__Work instructions__. What lines in the material hold the string "offsets"? Return every one of them.

__Exercise inputs__.

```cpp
int vs_nhwc_pack_impl(const float* w, void* packed, int KT, int KF, int transpose_flip, hipStream_t stream) {
  VS_REQUIRE(w && packed, "nhwc pack: NULL argument");
  VS_REQUIRE((KT == 5 && KF == 5) || (KT == 7 && KF == 1), "nhwc pack: kernel %dx%d is not one of the stack's (7x1, 5x5)", KT, KF);
  hipLaunchKernelGGL(nhwc_pack_kernel, dim3(64), dim3(256), 0, stream, w, reinterpret_cast<unsigned short*>(packed), KT, KF, transpose_flip);
  VS_LAUNCH_CHECK();
  return 0;
}

int vs_nhwc_conv_impl(const void* in, const void* packed, const float* scale, const float* shift, void* out,
                      int B, int T, int F, int KT, int KF, int dil, int act, double* bn_stats, hipStream_t stream) {
  VS_REQUIRE(in && packed && scale && shift && out, "nhwc conv: NULL argument");
  VS_REQUIRE(B > 0 && T > 0 && F > 0 && dil > 0, "nhwc conv: bad shape B=%d T=%d F=%d dil=%d", B, T, F, dil);
  VS_REQUIRE((long long)T * F * 128 < 0x7F000000LL, "nhwc conv: an utterance of %d x %d pixels does not fit the 31-bit offsets of the epilogue", T, F);
  VS_REQUIRE((reinterpret_cast<uintptr_t>(in) & 15) == 0 && (reinterpret_cast<uintptr_t>(out) & 15) == 0 &&
             (reinterpret_cast<uintptr_t>(packed) & 15) == 0, "nhwc conv: buffers must be 16-byte aligned");
  NhwcConvArgs a{reinterpret_cast<const unsigned short*>(in), reinterpret_cast<const unsigned short*>(packed), scale, shift,
                 reinterpret_cast<unsigned short*>(out), bn_stats, nullptr, nullptr, nullptr, nullptr, nullptr,
                 B, T, F, dil, (F + STRIP - 1) / STRIP, 1, 0, 0, g_vs_turn};
  if (KT == 5 && KF == 5) return launch_conv<5, 5>(a, act, stream);
  if (KT == 7 && KF == 1) return launch_conv<7, 1>(a, act, stream);
  VS_REQUIRE(false, "nhwc conv: kernel %dx%d is not one of the stack's (7x1, 5x5)", KT, KF);
  return -1;
}

int vs_nhwc_conv_dy_impl(const void* dz, const void* packed, void* dy, const void* z, int act,
                         const float* bn_scale, const float* bn_shift, const float* bn_mean, const float* bn_invstd, double* bn_stats,
                         int B, int T, int F, int KT, int KF, int dil, hipStream_t stream) {
  VS_REQUIRE(dz && packed && dy && z && bn_scale && bn_shift && bn_mean && bn_invstd && bn_stats, "nhwc conv dy: NULL argument");
  VS_REQUIRE(B > 0 && T > 0 && F > 0 && dil > 0, "nhwc conv dy: bad shape B=%d T=%d F=%d dil=%d", B, T, F, dil);
  VS_REQUIRE((long long)T * F * 128 < 0x7F000000LL, "nhwc conv dy: an utterance of %d x %d pixels does not fit the 31-bit offsets of the epilogue", T, F);
  VS_REQUIRE((reinterpret_cast<uintptr_t>(dz) & 15) == 0 && (reinterpret_cast<uintptr_t>(dy) & 15) == 0 &&
             (reinterpret_cast<uintptr_t>(packed) & 15) == 0 && (reinterpret_cast<uintptr_t>(z) & 7) == 0, "nhwc conv dy: buffer alignment");
  NhwcConvArgs a{reinterpret_cast<const unsigned short*>(dz), reinterpret_cast<const unsigned short*>(packed), bn_scale, bn_shift,
                 reinterpret_cast<unsigned short*>(dy), bn_stats, reinterpret_cast<const unsigned short*>(z), bn_scale, bn_shift, bn_mean, bn_invstd,
                 B, T, F, dil, (F + STRIP - 1) / STRIP, 1, 0, 0, g_vs_turn};
  if (KT == 5 && KF == 5) return launch_conv<5, 5>(a, act, stream);
  if (KT == 7 && KF == 1) return launch_conv<7, 1>(a, act, stream);
  VS_REQUIRE(false, "nhwc conv dy: kernel %dx%d is not one of the stack's (7x1, 5x5)", KT, KF);
  return -1;
}
```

__Result__.
  VS_REQUIRE((long long)T * F * 128 < 0x7F000000LL, "nhwc conv: an utterance of %d x %d pixels does not fit the 31-bit offsets of the epilogue", T, F);
  VS_REQUIRE((long long)T * F * 128 < 0x7F000000LL, "nhwc conv dy: an utterance of %d x %d pixels does not fit the 31-bit offsets of the epilogue", T, F);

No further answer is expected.